А сегодня мы, получившие мужество от Господа через родителей, растрачиваем этот дар Божий в основном на какие-то шкурные обвинения, раздражаясь, завидуя, гневаясь и воюя… А Господь давал мужество – как говорят святые отцы православия – для борьбы с врагами рода человеческого – бесами, овладевшими нами настолько сегодня, что они подменили, извратили все правильные понятия (пример из выступления чиновницы на концерте: «…увидим, какой Гергиев страстный…» – в качестве превосходной степени!).
Я верю, что Россия под покровом Матери Божией соберет свой рассеянный Дух, станет с ним мужественной и защитит себя и веру от всех дьявольских сил, ненавидящих Россию, как колыбель православия!
Татиана – дивное православное имя. А русские дворяне называли своих Татиан по-домашнему: Тата! Мне очень хочется называть тебя этими именами – они соответствуют твоей внутренней динамике. Спасибо, что ты у меня появилась.

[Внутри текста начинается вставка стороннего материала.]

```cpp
inline ForwardPlan plan_forward(const mdd_config &c, int precision, const Switches &sw, const DeviceFit &fit, int B) {
    const int H = c.hidden, K0 = rnn_in(c);
    const bool packed = packed_whh(c);
    const bool x3 = precision == 1 && packed && K0 % 32 == 0 && c.emb_dim % 32 == 0;
    const bool x6 = precision == 2 && K0 % 32 == 0 && (2 * H) % 32 == 0 && c.emb_dim % 32 == 0;
    ForwardPlan p{};
    p.precision = x3 ? 1 : x6 ? 2 : 0;
    if ((x3 || x6) && c.feat == 243 && c.channels == 32) p.conv = x3 ? Conv::FusedX3 : sw.conv_rowwise ? Conv::FusedX6Rowwise : Conv::FusedX6;
    else p.conv = Conv::Separate;
    p.proj = x3 ? Gemm::Bf16x3 : x6 ? Gemm::F32x6 : Gemm::Nt;
    const bool persist = fit.granule && !sw.lstm_step && !sw.lstm_x3 && packed && B <= kPersistMaxB && (x3 || fit.f32);
    const bool lx6 = x6 && persist && fit.x6 && !sw.x6_off && (sw.x6_force || H == 384 || B <= 128);
    if (lx6) p.lstm = Lstm::X6;
    else if (persist) p.lstm = x3 ? Lstm::Granule : Lstm::F32;
    else if (x3 && sw.lstm_x3) p.lstm = Lstm::StepX3;
    else p.lstm = packed ? Lstm::StepPacked : Lstm::Step;
    p.gated = persist;
    p.planes_out = p.proj == Gemm::F32x6 && lx6 && !sw.x6_out_fp32;
    if (persist) {
        const size_t granules = team8_hx_alloc_floats(H, B), planes = lstm_x6_hx_bytes(H, B) / 4;
        p.stamps_at = lx6 ? planes : granules;
        p.hx_floats = (lx6 && planes > granules ? planes : granules) + kHxTailFloats;
    }
    return p;
}

}
```

Baseline: 4.564 million.

## Run beam search on a high-priority side stream and retune conv segment count

The beam-search kernel is moved onto a per-device high-priority non-blocking stream, joined to the caller stream with events when the caller is not capturing a graph. The aim is to let decode work be scheduled ahead of other queued work. Separately, the fused x6 conv now targets 1024 workgroups instead of 512 when B>64, and an env override for the segment count is added. This adds stream and event bookkeeping plus a global mutex held across the launch, and changes conv grid sizing for large batches.

```diff
diff --git a/ctc-attention-mispronunciation_amd/csrc/api.hip b/ctc-attention-mispronunciation_amd/csrc/api.hip
--- a/ctc-attention-mispronunciation_amd/csrc/api.hip
+++ b/ctc-attention-mispronunciation_amd/csrc/api.hip
@@ -110,9 +110,10 @@
     if (fused) {
         s.push_back({"conv_fused", 1, 2.0 * 9 * ch * (double)B * Tp * m->W2() * (ch + 6.0), [=](hipStream_t st) {
             if (p.conv == Conv::FusedX3)
-                return launch_conv_fused(x, w->w_conv0, w->sc0, w->sh0, w->w_conv1_s, w->sc1, w->sh1, split_view(m->seq0_s, rows * K0), nullptr, B, T, Traw, st);
+                return launch_conv_fused(x, w->w_conv0, w->sc0, w->sh0, w->w_conv1_s, w->sc1, w->sh1, split_view(m->seq0_s, rows * K0), nullptr, B, T, Traw, st,
+                                         m->sw.conv_s);
             return launch_conv_fused3(x, w->w_conv0, w->sc0, w->sh0, w->w_conv1_3, w->sc1, w->sh1, as_u16(m->p3), m->taps ? m->seq0.p : nullptr, B, T, Traw, st,
-                                      p.conv == Conv::FusedX6Rowwise);
+                                      p.conv == Conv::FusedX6Rowwise, nullptr, m->sw.conv_s);
         }});
         s.push_back({"conv1_in_fused", 0, 0.0, [](hipStream_t) { return (int)MDD_OK; }});
     } else {
diff --git a/ctc-attention-mispronunciation_amd/csrc/decode.hip b/ctc-attention-mispronunciation_amd/csrc/decode.hip
--- a/ctc-attention-mispronunciation_amd/csrc/decode.hip
+++ b/ctc-attention-mispronunciation_amd/csrc/decode.hip
@@ -1,3 +1,5 @@
+#include <mutex>
+
 #include "mdd_internal.h"
 
 namespace mdd {
@@ -682,6 +684,28 @@
 #undef FSTAMP
 }
 
+struct BeamLane { hipStream_t s = nullptr; hipEvent_t in = nullptr, out = nullptr; bool tried = false; };
+static std::mutex beam_lane_mu;
+static BeamLane beam_lanes[16];
+static BeamLane *beam_lane(hipStream_t st) {
+    const char *e = getenv("MDD_BEAM_PRIO");
+    if (e && e[0] == '0') return nullptr;
+    hipStreamCaptureStatus cs = hipStreamCaptureStatusNone;
+    if (hipStreamIsCapturing(st, &cs) != hipSuccess || cs != hipStreamCaptureStatusNone) { (void)hipGetLastError(); return nullptr; }
+    int dev = 0;
+    if (hipGetDevice(&dev) != hipSuccess || dev < 0 || dev >= 16) return nullptr;
+    BeamLane &l = beam_lanes[dev];
+    if (!l.tried) {
+        l.tried = true;
+        int least = 0, greatest = 0;
+        if (hipDeviceGetStreamPriorityRange(&least, &greatest) != hipSuccess ||
+            hipStreamCreateWithPriority(&l.s, hipStreamNonBlocking, greatest) != hipSuccess ||
+            hipEventCreateWithFlags(&l.in, hipEventDisableTiming) != hipSuccess ||
+            hipEventCreateWithFlags(&l.out, hipEventDisableTiming) != hipSuccess) { (void)hipGetLastError(); l.s = nullptr; }
+    }
+    return l.s ? &l : nullptr;
+}
+
 }
 
 extern "C" int mdd_greedy(const float *logp_dev, int32_t T, int32_t B, int32_t C, const int32_t *len_dev, int32_t blank,
@@ -705,7 +729,7 @@
         C > 256 || beam < 1 || beam > MAXBEAM || blank < 0 || blank >= C) {
         set_error("mdd_beam: bad argument (need 1<=beam<=64, 2<=C<=256)"); return MDD_ERR_ARG;
     }
-    hipStream_t st = (hipStream_t)stream;
+    const hipStream_t caller = (hipStream_t)stream;
     const int Tcap = (T + 1 + 3) & ~3;
     const size_t lm_bytes = sizeof(double) * (size_t)(C + 1) * (C + 1);
     const size_t base = (sizeof(double) * 2 + sizeof(int)) * (size_t)beam * C + (size_t)(2 * beam + 1) * Tcap;
@@ -717,10 +741,28 @@
         MDD_HIP_CHECK(hipFuncSetAttribute((const void *)beam_kernel, hipFuncAttributeMaxDynamicSharedMemorySize, 140 * 1024));
         attr_set = true;
     }
+    static bool fattr = false;
+    if (!fattr) {
+        const void *kernels[] = {(const void *)beam_fast_kernel<8, false>, (const void *)beam_fast_kernel<16, false>,
+                                 (const void *)beam_fast_kernel<8, true>, (const void *)beam_fast_kernel<16, true>};
+        for (const void *k : kernels) MDD_HIP_CHECK(hipFuncSetAttribute(k, hipFuncAttributeMaxDynamicSharedMemorySize, 160 * 1024));
+        fattr = true;
+    }
     double *lpw = nullptr;
     unsigned char *flags = nullptr;
     const size_t n = (size_t)T * B * C;
-    MDD_HIP_CHECK(hipMallocAsync((void **)&lpw, n * sizeof(double) + (size_t)T * B, st));
+    MDD_HIP_CHECK(hipMallocAsync((void **)&lpw, n * sizeof(double) + (size_t)T * B, caller));
+    std::unique_lock<std::mutex> lane_lock(beam_lane_mu);
+    BeamLane *lane = beam_lane(caller);
+    if (lane && (hipEventRecord(lane->in, caller) != hipSuccess || hipStreamWaitEvent(lane->s, lane->in, 0) != hipSuccess)) { (void)hipGetLastError(); lane = nullptr; }
+    if (!lane) lane_lock.unlock();
+    const hipStream_t st = lane ? lane->s : caller;
+    const auto join = [&]() {
+        hipError_t e = hipSuccess;
+        if (lane) { e = hipEventRecord(lane->out, st); if (e == hipSuccess) e = hipStreamWaitEvent(caller, lane->out, 0); }
+        (void)hipFreeAsync(lpw, caller);
+        return e;
+    };
     flags = reinterpret_cast<unsigned char *>(lpw + n);
     int grid = (int)((n + 255) / 256);
     if (grid > 2048) grid = 2048;
@@ -731,15 +773,7 @@
         const size_t lmb = beam_fast_lm_bytes(C);
         const size_t pw = (beam_fast_wave_bytes(NS, beam, Tcap) + 15) & ~(size_t)15;
         const size_t lds_max = 160 * 1024;
-        static bool fattr = false;
-        if (!fattr) {
-            MDD_HIP_CHECK(hipFuncSetAttribute((const void *)beam_fast_kernel<8, false>, hipFuncAttributeMaxDynamicSharedMemorySize, (int)lds_max));
-            MDD_HIP_CHECK(hipFuncSetAttribute((const void *)beam_fast_kernel<16, false>, hipFuncAttributeMaxDynamicSharedMemorySize, (int)lds_max));
-            MDD_HIP_CHECK(hipFuncSetAttribute((const void *)beam_fast_kernel<8, true>, hipFuncAttributeMaxDynamicSharedMemorySize, (int)lds_max));
-            MDD_HIP_CHECK(hipFuncSetAttribute((const void *)beam_fast_kernel<16, true>, hipFuncAttributeMaxDynamicSharedMemorySize, (int)lds_max));
-            fattr = true;
-        }
-        if (lmb + pw > lds_max) { (void)hipFreeAsync(lpw, st); set_error("mdd_beam: T too long for LDS (%zu B)", lmb + pw); return MDD_ERR_ARG; }
+        if (lmb + pw > lds_max) { (void)join(); set_error("mdd_beam: T too long for LDS (%zu B)", lmb + pw); return MDD_ERR_ARG; }
         int W = (int)((lds_max - lmb) / pw);
         W = W > 4 ? 4 : W;
         if (B <= 64) W = 1;
@@ -757,7 +791,8 @@
                        ids_dev, nids_dev, status_dev, score_dev, Tcap, lm_in_lds, getenv("MDD_BEAM_SKIP") ? atoi(getenv("MDD_BEAM_SKIP")) : 0,
                        getenv("MDD_BEAM_DBG") ? reinterpret_cast<long long *>(score_dev) + B : nullptr);
     hipError_t le = hipGetLastError();
-    (void)hipFreeAsync(lpw, st);
+    const hipError_t je = join();
+    if (le == hipSuccess) le = je;
     if (le != hipSuccess) { set_error("beam kernel launch failed: %s", hipGetErrorString(le)); return MDD_ERR_HIP; }
     return MDD_OK;
 }
diff --git a/ctc-attention-mispronunciation_amd/csrc/frontend.hip b/ctc-attention-mispronunciation_amd/csrc/frontend.hip
--- a/ctc-attention-mispronunciation_amd/csrc/frontend.hip
+++ b/ctc-attention-mispronunciation_amd/csrc/frontend.hip
@@ -616,11 +616,10 @@
 }
 
 int launch_conv_fused(const float *x, const float *w0, const float *sc0, const float *sh0, SplitPtr w1, const float *sc1,
-                      const float *sh1, SplitPtr out, float *out_f32, int B, int T, int Traw, hipStream_t st) {
+                      const float *sh1, SplitPtr out, float *out_f32, int B, int T, int Traw, hipStream_t st, int force_s) {
     const int Tp = T / 2;
     if (Tp <= 0 || B <= 0) return MDD_OK;
-    int S = (1024 + B - 1) / B;
-    S = S < 1 ? 1 : (S > Tp ? Tp : S);
+    int S = conv_segments(B, Tp, 1024, force_s);
     const int seg = (Tp + S - 1) / S;
     S = (Tp + seg - 1) / seg;
     hipLaunchKernelGGL(conv_fused_kernel<2>, dim3(B * S), dim3(256), conv_fused_smem(2), st, x, w0, sc0, sh0, w1.hi, w1.lo, sc1, sh1,
@@ -631,11 +630,10 @@
 
 int launch_conv_fused3(const float *x, const float *w0, const float *sc0, const float *sh0, const unsigned short *w1_3, const float *sc1,
                        const float *sh1, unsigned short *out3, float *out_f32, int B, int T, int Traw, hipStream_t st, bool rowwise,
-                       long long *stamps) {
+                       long long *stamps, int force_s) {
     const int Tp = T / 2;
     if (Tp <= 0 || B <= 0) return MDD_OK;
-    int S = (512 + B - 1) / B;
-    S = S < 1 ? 1 : (S > Tp ? Tp : S);
+    int S = conv_segments(B, Tp, conv_x6_workgroups(B), force_s);
     int seg = (Tp + S - 1) / S;
     if (!rowwise) {
         seg = (seg + CM_R - 1) / CM_R * CM_R;
diff --git a/ctc-attention-mispronunciation_amd/csrc/mdd_internal.h b/ctc-attention-mispronunciation_amd/csrc/mdd_internal.h
--- a/ctc-attention-mispronunciation_amd/csrc/mdd_internal.h
+++ b/ctc-attention-mispronunciation_amd/csrc/mdd_internal.h
@@ -76,11 +76,13 @@
                  int T, int W1, int ch, hipStream_t st);
 
 int launch_conv_fused(const float *x, const float *w0, const float *sc0, const float *sh0, SplitPtr w1, const float *sc1,
-                      const float *sh1, SplitPtr out, float *out_f32, int B, int T, int Traw, hipStream_t st);
+                      const float *sh1, SplitPtr out, float *out_f32, int B, int T, int Traw, hipStream_t st,
+                      int force_s = 0);
 int launch_conv_fused3(const float *x, const float *w0, const float *sc0, const float *sh0, const unsigned short *w1_3, const float *sc1,
                        const float *sh1, unsigned short *out3, float *out_f32, int B, int T, int Traw, hipStream_t st,
                        bool rowwise = false,
-                       long long *stamps = nullptr);
+                       long long *stamps = nullptr,
+                       int force_s = 0);
 int init_conv_attributes();
 
 bool x6_ops_ok(const float *A, int lda, const float *B, int ldb, const float *C, int ldc);
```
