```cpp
extern "C" int mmdti_gbf_bias_bwd(mmdti_stream_t stream, const void* g, const float* dist, const void* edge_type, int edge_bytes,
                                  const float* mul, const float* bias, const float* means, const float* stds,
                                  const void* w1_bf16, const void* w2_bf16, const void* u_bf16, int B, int N, int ld, int K,
                                  int F, int H, int E, int flags, void* do_bf16, void* du_bf16, float* dmul, float* dbias,
                                  float* dmeans, float* dstds) {
  const int tiled = flags & 1, ugrad = (flags >> 1) & 1, compact = (flags >> 2) & 1;
  MMDTI_REQUIRE(!compact || tiled, "gbf_bias_bwd: compact planes (flags bit 2) exist in the tiled layout only");
  MMDTI_REQUIRE(g && dist && edge_type && mul && bias && means && stds && w1_bf16 && w2_bf16 && u_bf16 && do_bf16 && du_bf16 && dmul &&
                    dbias && dmeans && dstds, "gbf_bias_bwd: null argument");
  MMDTI_REQUIRE(K == GBF_K && F == GBF_F && H == GBF_H, "gbf_bias_bwd: built for %d gaussians, %d hidden, %d heads (got %d,%d,%d)",
                GBF_K, GBF_F, GBF_H, K, F, H);
  MMDTI_REQUIRE(B > 0 && N > 0 && ld >= N && ld % 4 == 0 && E > 0 && E <= GBF_MAXE, "gbf_bias_bwd: bad shape (E <= %d)", GBF_MAXE);
  MMDTI_REQUIRE(edge_bytes_ok(edge_bytes), "gbf_bias_bwd: edge types must be int64, int32 or int16 (edge_bytes=%d)", edge_bytes);
  MMDTI_REQUIRE(aligned16(u_bf16) && aligned16(do_bf16) && aligned16(du_bf16), "gbf_bias_bwd: 16-byte alignment required");
  const int nb4 = (N + 3) / 4;
  const int tpm = tiled ? nb4 * nb4 : cdiv((long long)N * ld, 16);
  const long long ntiles = (long long)B * tpm;
  const int grid = (int)(ntiles / 4 + 1 < 1024 ? ntiles / 4 + 1 : 1024);
  const size_t smem = (size_t)GBF_K * GBF_WS * 2 + (size_t)GBF_F * GBF_W2S * 2 + (size_t)(3 * GBF_K + 4 * E) * 4;
  MMDTI_REQUIRE(smem <= 96 * 1024, "gbf_bias_bwd: %d edge types do not fit the LDS tables", E);
  static bool attr_done = false;
  if (!attr_done) {
    if (hipFuncSetAttribute(reinterpret_cast<const void*>(gbf_bias_bwd_kernel<true, float>), hipFuncAttributeMaxDynamicSharedMemorySize, 96 * 1024) != hipSuccess ||
        hipFuncSetAttribute(reinterpret_cast<const void*>(gbf_bias_bwd_kernel<false, float>), hipFuncAttributeMaxDynamicSharedMemorySize, 96 * 1024) != hipSuccess ||
        hipFuncSetAttribute(reinterpret_cast<const void*>(gbf_bias_bwd_kernel<true, __bf16>), hipFuncAttributeMaxDynamicSharedMemorySize, 96 * 1024) != hipSuccess) {
      set_error("gbf_bias_bwd: hipFuncSetAttribute failed");
      return MMDTI_ERR_LAUNCH;
    }
    attr_done = true;
  }
#define GBF_B(TILED, GT)                                                                                                      \
  hipLaunchKernelGGL((gbf_bias_bwd_kernel<TILED, GT>), dim3(grid), dim3(256), smem, (hipStream_t)stream, (const GT*)g, dist, edge_type, edge_bytes, mul, bias, \
                     means, stds, (const bf16_t*)w1_bf16, (const bf16_t*)w2_bf16, (const bf16_t*)u_bf16, (bf16_t*)do_bf16,    \
                     (bf16_t*)du_bf16, dmul, dbias, dmeans, dstds, B, N, ld, E, tpm, ugrad)
  if (compact) GBF_B(true, __bf16); else if (tiled) GBF_B(true, float); else GBF_B(false, float);
#undef GBF_B
  MMDTI_LAUNCH_CHECK();
  return MMDTI_OK;
}

extern "C" int mmdti_gbf_bias_bwd_full(mmdti_stream_t stream, const void* g, const float* dist, const void* edge_type, int edge_bytes,
                                       const float* mul, const float* bias, const float* means, const float* stds, const void* w1_bf16,
                                       const float* b1, const void* w2_bf16, int B, int N, int ld, int K, int F, int H, int E, int flags,
                                       float* dw1, float* db1, float* dw2, float* db2, float* dmul, float* dbias, float* dmeans,
                                       float* dstds, const int* tile_prefix, const int* row_blocks, void* workspace, long long workspace_bytes) {
  const int tiled = flags & 1, compact = (flags >> 2) & 1;
  MMDTI_REQUIRE(!compact || tiled, "gbf_bias_bwd_full: compact planes (flags bit 2) exist in the tiled layout only");
  MMDTI_REQUIRE(!tile_prefix || tiled, "gbf_bias_bwd_full: tile_prefix (ragged batches) needs the tiled pair layout");
  MMDTI_REQUIRE(!row_blocks || tile_prefix, "gbf_bias_bwd_full: row_blocks (packed token rows) comes with tile_prefix");
  MMDTI_REQUIRE(g && dist && edge_type && mul && bias && means && stds && w1_bf16 && b1 && w2_bf16 && dw1 && db1 && dw2 && db2 && dmul && dbias &&
                    dmeans && dstds, "gbf_bias_bwd_full: null argument");
  MMDTI_REQUIRE(edge_bytes_ok(edge_bytes), "gbf_bias_bwd_full: edge types must be int64, int32 or int16 (edge_bytes=%d)", edge_bytes);
  MMDTI_REQUIRE(K == GBF_K && F == GBF_F && H == GBF_H, "gbf_bias_bwd_full: built for %d gaussians, %d hidden, %d heads (got %d,%d,%d)",
                GBF_K, GBF_F, GBF_H, K, F, H);
  MMDTI_REQUIRE(B > 0 && N > 0 && ld >= N && ld % 4 == 0 && E > 0 && E <= GBF_FULL_MAXE, "gbf_bias_bwd_full: bad shape (E <= %d)", GBF_FULL_MAXE);
  MMDTI_REQUIRE((long long)N * ld * GBF_H < (1ll << 29) && (long long)B * N * ld / 16 < (1ll << 30), "gbf_bias_bwd_full: batch too large for 32-bit tile offsets");
  MMDTI_REQUIRE(aligned16(w1_bf16), "gbf_bias_bwd_full: W1 must be 16-byte aligned");
  const int nb = (N + 3) / 4;
  const int tpm = tiled ? nb * nb : cdiv((long long)N * ld, 16);
  const long long ntiles = (long long)B * tpm;
  const int grid = (int)((ntiles + 7) / 8 < 256 ? (ntiles + 7) / 8 : 256);
  const size_t smem = gbf_full_smem(E);
  static bool attr_done = false;
  if (!attr_done) {
    const int cap = (int)gbf_full_smem(GBF_FULL_MAXE);
    if (hipFuncSetAttribute(reinterpret_cast<const void*>(gbf_bias_bwd_full_kernel<true, float>), hipFuncAttributeMaxDynamicSharedMemorySize, cap) != hipSuccess ||
        hipFuncSetAttribute(reinterpret_cast<const void*>(gbf_bias_bwd_full_kernel<false, float>), hipFuncAttributeMaxDynamicSharedMemorySize, cap) != hipSuccess ||
        hipFuncSetAttribute(reinterpret_cast<const void*>(gbf_bias_bwd_full_kernel<true, __bf16>), hipFuncAttributeMaxDynamicSharedMemorySize, cap) != hipSuccess) {
      set_error("gbf_bias_bwd_full: hipFuncSetAttribute failed");
      return MMDTI_ERR_LAUNCH;
    }
    attr_done = true;
  }
#define GBF_FB(TILED, GT)                                                                                                          \
  hipLaunchKernelGGL((gbf_bias_bwd_full_kernel<TILED, GT>), dim3(grid), dim3(512), smem, (hipStream_t)stream, (const GT*)g, dist, edge_type, edge_bytes, mul, \
                     bias, means, stds, (const bf16_t*)w1_bf16, b1, (const bf16_t*)w2_bf16, dw1, db1, dw2, db2, dmul, dbias, dmeans, dstds, B, \
                     N, ld, E, tpm, tile_prefix, row_blocks, slab)
  const long long SL = GBF_SLAB + 2 * (long long)E;
  float* slab = (workspace && aligned16(workspace) && workspace_bytes >= (long long)grid * SL * 4) ? reinterpret_cast<float*>(workspace) : nullptr;
  if (compact) GBF_FB(true, __bf16); else if (tiled) GBF_FB(true, float); else GBF_FB(false, float);
#undef GBF_FB
  if (slab)
    hipLaunchKernelGGL(gbf_slab_reduce_kernel, dim3(cdiv(SL, 64)), dim3(256), 0, (hipStream_t)stream, slab, grid, E, dw1, db1, dw2, db2, dmul, dbias, dmeans, dstds);
  MMDTI_LAUNCH_CHECK();
  return MMDTI_OK;
}

extern "C" int mmdti_gbf_bias_bwd_full_workspace(int E) { return (int)(256ll * (GBF_SLAB + 2ll * (E > 0 ? E : 0)) * 4); }
```

Baseline: 5038.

С любовью о Господе м. Алипия.
14 сентября 20.. г., 1:58 пользователь Татьяна <@list.ru> написал:
Матушка Алипия, доброго времени суток! Огромное спасибо, что нашла время нас посетить. Не могу заснуть после концерта, переживаются мысли и чувства, музыка, звуки. Включила ТВ, Россия, второй канал, а там дискуссия о Церкви, и выступает Легойда! – такое вот совпадение! Очень рада, что можем послужить общему делу в меру сил и способностей (я – в самой малости, пока что ты меня укрепляешь!).
P. S. Очень тронуло, что ты назвала меня в письме Татианой, так когда-то звал меня мой духовник.
Так началась наша дружба, матушка стала мне духовной сестрой, и даже больше, духовной м. А.! – так пригодилась аббревиатура. Это многое изменило, мне кажется, я начала мыслить и писать иначе.
Как и многие, кто перешагнул «рубеж сорока», я задавалась вопросом, с кем буду стареть, точнее, с кем буду общаться, о чём смогу говорить. Когда-то знакомая директор библиотеки поставила меня в тупик фразой: «Интересно, с кем могла общаться Анна Ахматова в конце жизни – с учётом того, что её близкий круг, люди высокообразованные и талантливые либо уехали за границу, либо умерли, либо были расстреляны, и учитывая, что сама Ахматова – гений, глыбище, каких больше нет?».
Отнюдь не забираясь в такие высоты и оценивая себя реально, я всё же с ужасом ловила себя на мысли, что уже сейчас не так много людей, с кем я могу разговаривать на одном языке, и кто меня понимает. И очень обрадовалась, что в лице матушки Алипии одновременно обрела собеседника тонкого и чувствительного, и наставника, за которым можно тянуться. Но о том, что я еду в монастырь, я не сказала даже ей.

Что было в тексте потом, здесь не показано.